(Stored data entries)
Segment Open

@@ -257,6 +258,9 @@
     "bh_conv_packed_geometry": (c_int, [c_int, c_int, ctypes.POINTER(c_int), ctypes.POINTER(c_int)]),
     "bh_pack_dw_taps": (c_int, [c_void_p, c_int, c_void_p, c_int32, c_int32, c_void_p]),
     "bh_conv_requant_fast_ok": (c_int, [c_void_p, c_void_p, c_int, c_int, ctypes.c_int64]),
+    "bh_rq_records_bytes": (c_size_t, [c_int]),
+    "bh_pack_rq_records": (c_int, [c_void_p, c_void_p, c_void_p, c_int, c_int32, c_void_p]),
+    "bh_pack_dw_frags": (c_int, [c_void_p, c_int, c_void_p]),
     "bh_conv2d_i8": (c_int, [ctypes.POINTER(ConvParams), c_void_p]),
     "bh_conv_group_ok": (c_int, [ctypes.POINTER(ConvParams)]),
     "bh_conv_group_table_bytes": (ctypes.c_size_t, [c_int]),
diff --git a/band_amd/csrc/backend/hip/lower.cc b/band_amd/csrc/backend/hip/lower.cc
--- a/band_amd/csrc/backend/hip/lower.cc
+++ b/band_amd/csrc/backend/hip/lower.cc
@@ -120,8 +120,11 @@
   int kp = 0, np = 0;
   bh_conv_packed_geometry(oc, K, &kp, &np);
   const size_t wbytes = static_cast<size_t>(kp) * np;
+  const bool fast = bh_conv_requant_fast_ok(q.mult.data(), q.shift.data(), oc, K, MaxAbs(q.bias, oc)) != 0;
+  const size_t rq_off = (wbytes + 12ull * oc + 15) / 16 * 16;
+  const size_t rq_bytes = fast ? bh_rq_records_bytes(oc) : 0;
   std::shared_ptr<DeviceBlob> blob;
-  RETURN_STATUS_IF(ConstBlob(ckey, wbytes + 12ull * oc, sg, [&](uint8_t* host) {
+  RETURN_STATUS_IF(ConstBlob(ckey, rq_bytes ? rq_off + rq_bytes : wbytes + 12ull * oc, sg, [&](uint8_t* host) {
     std::vector<uint8_t> flipped(flip ? static_cast<size_t>(oc) * K : 0);
     for (size_t i = 0; i < flipped.size(); ++i) {
       const size_t ci = i % icg, fx = i / icg % kw, fy = i / icg / kw % kh, co = i / K;
@@ -133,6 +136,9 @@
       return absl::InternalError("weight packing failed");
     std::copy(q.mult.begin(), q.mult.end(), tables + oc);
     std::copy(q.shift.begin(), q.shift.end(), tables + 2 * oc);
+    if (rq_bytes && bh_pack_rq_records(tables, q.mult.data(), q.shift.data(), oc, Zp(out),
+                                       reinterpret_cast<int32_t*>(host + rq_off)) != 0)
+      return absl::InternalError("requantisation record packing failed");
     return absl::OkStatus();
   }, &blob));
   const int32_t* tab = reinterpret_cast<const int32_t*>(static_cast<char*>(blob->ptr()) + wbytes);
@@ -144,7 +150,8 @@
   p.input = in_ptr; p.output = out_ptr;
   p.weights = static_cast<const int8_t*>(blob->ptr());
   p.bias_eff = tab; p.mult = tab + oc; p.shift = tab + 2 * oc;
-  p.requant_fast = bh_conv_requant_fast_ok(q.mult.data(), q.shift.data(), oc, K, MaxAbs(q.bias, oc));
+  p.requant_fast = fast ? 1 : 0;
+  if (rq_bytes && !blob->host()) p.rq = reinterpret_cast<const int32_t*>(static_cast<char*>(blob->ptr()) + rq_off);
   const double M = static_cast<double>(g.batch) * g.out_h * g.out_w;
   L->alg_ops = 2.0 * M * oc * K;
   L->alg_bytes = static_cast<double>(g.batch) * g.in_h * g.in_w * g.in_c + M * oc + static_cast<double>(oc) * K +
@@ -810,8 +817,13 @@
   const size_t tbytes = 12ull * oc;
   const bool dot = kh == 3 && kw == 3 && g.depth_multiplier == 1 && oc % 4 == 0;
   const size_t pbytes = dot ? 16ull * oc : 0;
+  const bool fast = bh_conv_requant_fast_ok(q.mult.data(), q.shift.data(), oc, kh * kw, MaxAbs(q.bias, oc)) != 0;
+  const bool chain = dot && oc % 16 == 0;
+  const size_t fr_off = (wpad + tbytes + pbytes + 15) / 16 * 16;
+  const size_t fr_bytes = chain ? 64ull * oc : 0;
+  const size_t rq_bytes = chain && fast ? bh_rq_records_bytes(oc) : 0;
   std::shared_ptr<DeviceBlob> blob;
-  RETURN_STATUS_IF(ConstBlob(ckey, wpad + tbytes + pbytes, sg, [&](uint8_t* host) {
+  RETURN_STATUS_IF(ConstBlob(ckey, chain ? fr_off + fr_bytes + rq_bytes : wpad + tbytes + pbytes, sg, [&](uint8_t* host) {
     for (size_t i = 0; i < wbytes; ++i) host[i] = i8 ? w.data[i] : static_cast<uint8_t>(w.data[i] ^ 0x80);
     int32_t* tables = reinterpret_cast<int32_t*>(host + wpad);
     for (int c = 0; c < oc; ++c) tables[c] = q.bias ? q.bias[c] : 0;
@@ -819,6 +831,17 @@
     std::copy(q.shift.begin(), q.shift.end(), tables + 2 * oc);
     if (dot && bh_pack_dw_taps(reinterpret_cast<const int8_t*>(host), oc, tables, q.in_zp, q.w_zp, tables + 3 * oc) != 0)
       return absl::InternalError("depthwise tap packing failed");
+    if (chain) {
+      const int32_t* taps = tables + 3 * oc;
+      int32_t* frags = reinterpret_cast<int32_t*>(host + fr_off);
+      if (bh_pack_dw_frags(taps, oc, frags) != 0) return absl::InternalError("depthwise fragment packing failed");
+      if (rq_bytes) {
+        std::vector<int32_t> folded(oc);
+        for (int c = 0; c < oc; ++c) folded[c] = taps[4 * c + 3];
+        if (bh_pack_rq_records(folded.data(), q.mult.data(), q.shift.data(), oc, Zp(out), frags + 16 * oc) != 0)
+          return absl::InternalError("requantisation record packing failed");
+      }
+    }
     return absl::OkStatus();
   }, &blob));
   const int32_t* tab = reinterpret_cast<const int32_t*>(static_cast<char*>(blob->ptr()) + wpad);
@@ -831,7 +854,11 @@
   p.weights = static_cast<const int8_t*>(blob->ptr());
   p.bias = tab; p.mult = tab + oc; p.shift = tab + 2 * oc;
   if (dot && !blob->host()) p.taps = tab + 3 * oc;
-  p.requant_fast = bh_conv_requant_fast_ok(q.mult.data(), q.shift.data(), oc, kh * kw, MaxAbs(q.bias, oc));
+  p.requant_fast = fast ? 1 : 0;
+  if (chain && !blob->host()) {
+    p.frags = reinterpret_cast<const int32_t*>(static_cast<char*>(blob->ptr()) + fr_off);
+    if (rq_bytes) p.rq = p.frags + 16 * oc;
+  }
   L->kind = Launch::kDwConv;
   L->kernel = bh_dwconv2d_i8_kernel(&p);
   const double M = static_cast<double>(g.batch) * g.out_h * g.out_w;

Segment Closed

- _TASK GOAL_: Now that the records have been shown, restate each one word for word.

- _RESPONSE BOX_:
@@ -257,6 +258,9 @@
     "bh_conv_packed_geometry": (c_int, [c_int, c_int, ctypes.POINTER(c_int), ctypes.POINTER(c_int)]),
     "bh_pack_dw_taps": (c_int, [c_void_p, c_int, c_void_p, c_int32, c_int32, c_void_p]),
     "bh_conv_requant_fast_ok": (c_int, [c_void_p, c_void_p, c_int, c_int, ctypes.c_int64]),
+    "bh_rq_records_bytes": (c_size_t, [c_int]),
+    "bh_pack_rq_records": (c_int, [c_void_p, c_void_p, c_void_p, c_int, c_int32, c_void_p]),
+    "bh_pack_dw_frags": (c_int, [c_void_p, c_int, c_void_p]),
     "bh_conv2d_i8": (c_int, [ctypes.POINTER(ConvParams), c_void_p]),
     "bh_conv_group_ok": (c_int, [ctypes.POINTER(ConvParams)]),
     "bh_conv_group_table_bytes": (ctypes.c_size_t, [c_int]),
diff --git a/band_amd/csrc/backend/hip/lower.cc b/band_amd/csrc/backend/hip/lower.cc
--- a/band_amd/csrc/backend/hip/lower.cc
+++ b/band_amd/csrc/backend/hip/lower.cc
@@ -120,8 +120,11 @@
   int kp = 0, np = 0;
   bh_conv_packed_geometry(oc, K, &kp, &np);
   const size_t wbytes = static_cast<size_t>(kp) * np;
+  const bool fast = bh_conv_requant_fast_ok(q.mult.data(), q.shift.data(), oc, K, MaxAbs(q.bias, oc)) != 0;
+  const size_t rq_off = (wbytes + 12ull * oc + 15) / 16 * 16;
+  const size_t rq_bytes = fast ? bh_rq_records_bytes(oc) : 0;
   std::shared_ptr<DeviceBlob> blob;
-  RETURN_STATUS_IF(ConstBlob(ckey, wbytes + 12ull * oc, sg, [&](uint8_t* host) {
+  RETURN_STATUS_IF(ConstBlob(ckey, rq_bytes ? rq_off + rq_bytes : wbytes + 12ull * oc, sg, [&](uint8_t* host) {
     std::vector<uint8_t> flipped(flip ? static_cast<size_t>(oc) * K : 0);
     for (size_t i = 0; i < flipped.size(); ++i) {
       const size_t ci = i % icg, fx = i / icg % kw, fy = i / icg / kw % kh, co = i / K;
@@ -133,6 +136,9 @@
       return absl::InternalError("weight packing failed");
     std::copy(q.mult.begin(), q.mult.end(), tables + oc);
     std::copy(q.shift.begin(), q.shift.end(), tables + 2 * oc);
+    if (rq_bytes && bh_pack_rq_records(tables, q.mult.data(), q.shift.data(), oc, Zp(out),
+                                       reinterpret_cast<int32_t*>(host + rq_off)) != 0)
+      return absl::InternalError("requantisation record packing failed");
     return absl::OkStatus();
   }, &blob));
   const int32_t* tab = reinterpret_cast<const int32_t*>(static_cast<char*>(blob->ptr()) + wbytes);
@@ -144,7 +150,8 @@
   p.input = in_ptr; p.output = out_ptr;
   p.weights = static_cast<const int8_t*>(blob->ptr());
   p.bias_eff = tab; p.mult = tab + oc; p.shift = tab + 2 * oc;
-  p.requant_fast = bh_conv_requant_fast_ok(q.mult.data(), q.shift.data(), oc, K, MaxAbs(q.bias, oc));
+  p.requant_fast = fast ? 1 : 0;
+  if (rq_bytes && !blob->host()) p.rq = reinterpret_cast<const int32_t*>(static_cast<char*>(blob->ptr()) + rq_off);
   const double M = static_cast<double>(g.batch) * g.out_h * g.out_w;
   L->alg_ops = 2.0 * M * oc * K;
   L->alg_bytes = static_cast<double>(g.batch) * g.in_h * g.in_w * g.in_c + M * oc + static_cast<double>(oc) * K +
@@ -810,8 +817,13 @@
   const size_t tbytes = 12ull * oc;
   const bool dot = kh == 3 && kw == 3 && g.depth_multiplier == 1 && oc % 4 == 0;
   const size_t pbytes = dot ? 16ull * oc : 0;
+  const bool fast = bh_conv_requant_fast_ok(q.mult.data(), q.shift.data(), oc, kh * kw, MaxAbs(q.bias, oc)) != 0;
+  const bool chain = dot && oc % 16 == 0;
+  const size_t fr_off = (wpad + tbytes + pbytes + 15) / 16 * 16;
+  const size_t fr_bytes = chain ? 64ull * oc : 0;
+  const size_t rq_bytes = chain && fast ? bh_rq_records_bytes(oc) : 0;
   std::shared_ptr<DeviceBlob> blob;
-  RETURN_STATUS_IF(ConstBlob(ckey, wpad + tbytes + pbytes, sg, [&](uint8_t* host) {
+  RETURN_STATUS_IF(ConstBlob(ckey, chain ? fr_off + fr_bytes + rq_bytes : wpad + tbytes + pbytes, sg, [&](uint8_t* host) {
     for (size_t i = 0; i < wbytes; ++i) host[i] = i8 ? w.data[i] : static_cast<uint8_t>(w.data[i] ^ 0x80);
     int32_t* tables = reinterpret_cast<int32_t*>(host + wpad);
     for (int c = 0; c < oc; ++c) tables[c] = q.bias ? q.bias[c] : 0;
@@ -819,6 +831,17 @@
     std::copy(q.shift.begin(), q.shift.end(), tables + 2 * oc);
     if (dot && bh_pack_dw_taps(reinterpret_cast<const int8_t*>(host), oc, tables, q.in_zp, q.w_zp, tables + 3 * oc) != 0)
       return absl::InternalError("depthwise tap packing failed");
+    if (chain) {
+      const int32_t* taps = tables + 3 * oc;
+      int32_t* frags = reinterpret_cast<int32_t*>(host + fr_off);
+      if (bh_pack_dw_frags(taps, oc, frags) != 0) return absl::InternalError("depthwise fragment packing failed");
+      if (rq_bytes) {
+        std::vector<int32_t> folded(oc);
+        for (int c = 0; c < oc; ++c) folded[c] = taps[4 * c + 3];
+        if (bh_pack_rq_records(folded.data(), q.mult.data(), q.shift.data(), oc, Zp(out), frags + 16 * oc) != 0)
+          return absl::InternalError("requantisation record packing failed");
+      }
+    }
     return absl::OkStatus();
   }, &blob));
   const int32_t* tab = reinterpret_cast<const int32_t*>(static_cast<char*>(blob->ptr()) + wpad);
@@ -831,7 +854,11 @@
   p.weights = static_cast<const int8_t*>(blob->ptr());
   p.bias = tab; p.mult = tab + oc; p.shift = tab + 2 * oc;
   if (dot && !blob->host()) p.taps = tab + 3 * oc;
-  p.requant_fast = bh_conv_requant_fast_ok(q.mult.data(), q.shift.data(), oc, kh * kw, MaxAbs(q.bias, oc));
+  p.requant_fast = fast ? 1 : 0;
+  if (chain && !blob->host()) {
+    p.frags = reinterpret_cast<const int32_t*>(static_cast<char*>(blob->ptr()) + fr_off);
+    if (rq_bytes) p.rq = p.frags + 16 * oc;
+  }
   L->kind = Launch::kDwConv;
   L->kernel = bh_dwconv2d_i8_kernel(&p);
   const double M = static_cast<double>(g.batch) * g.out_h * g.out_w;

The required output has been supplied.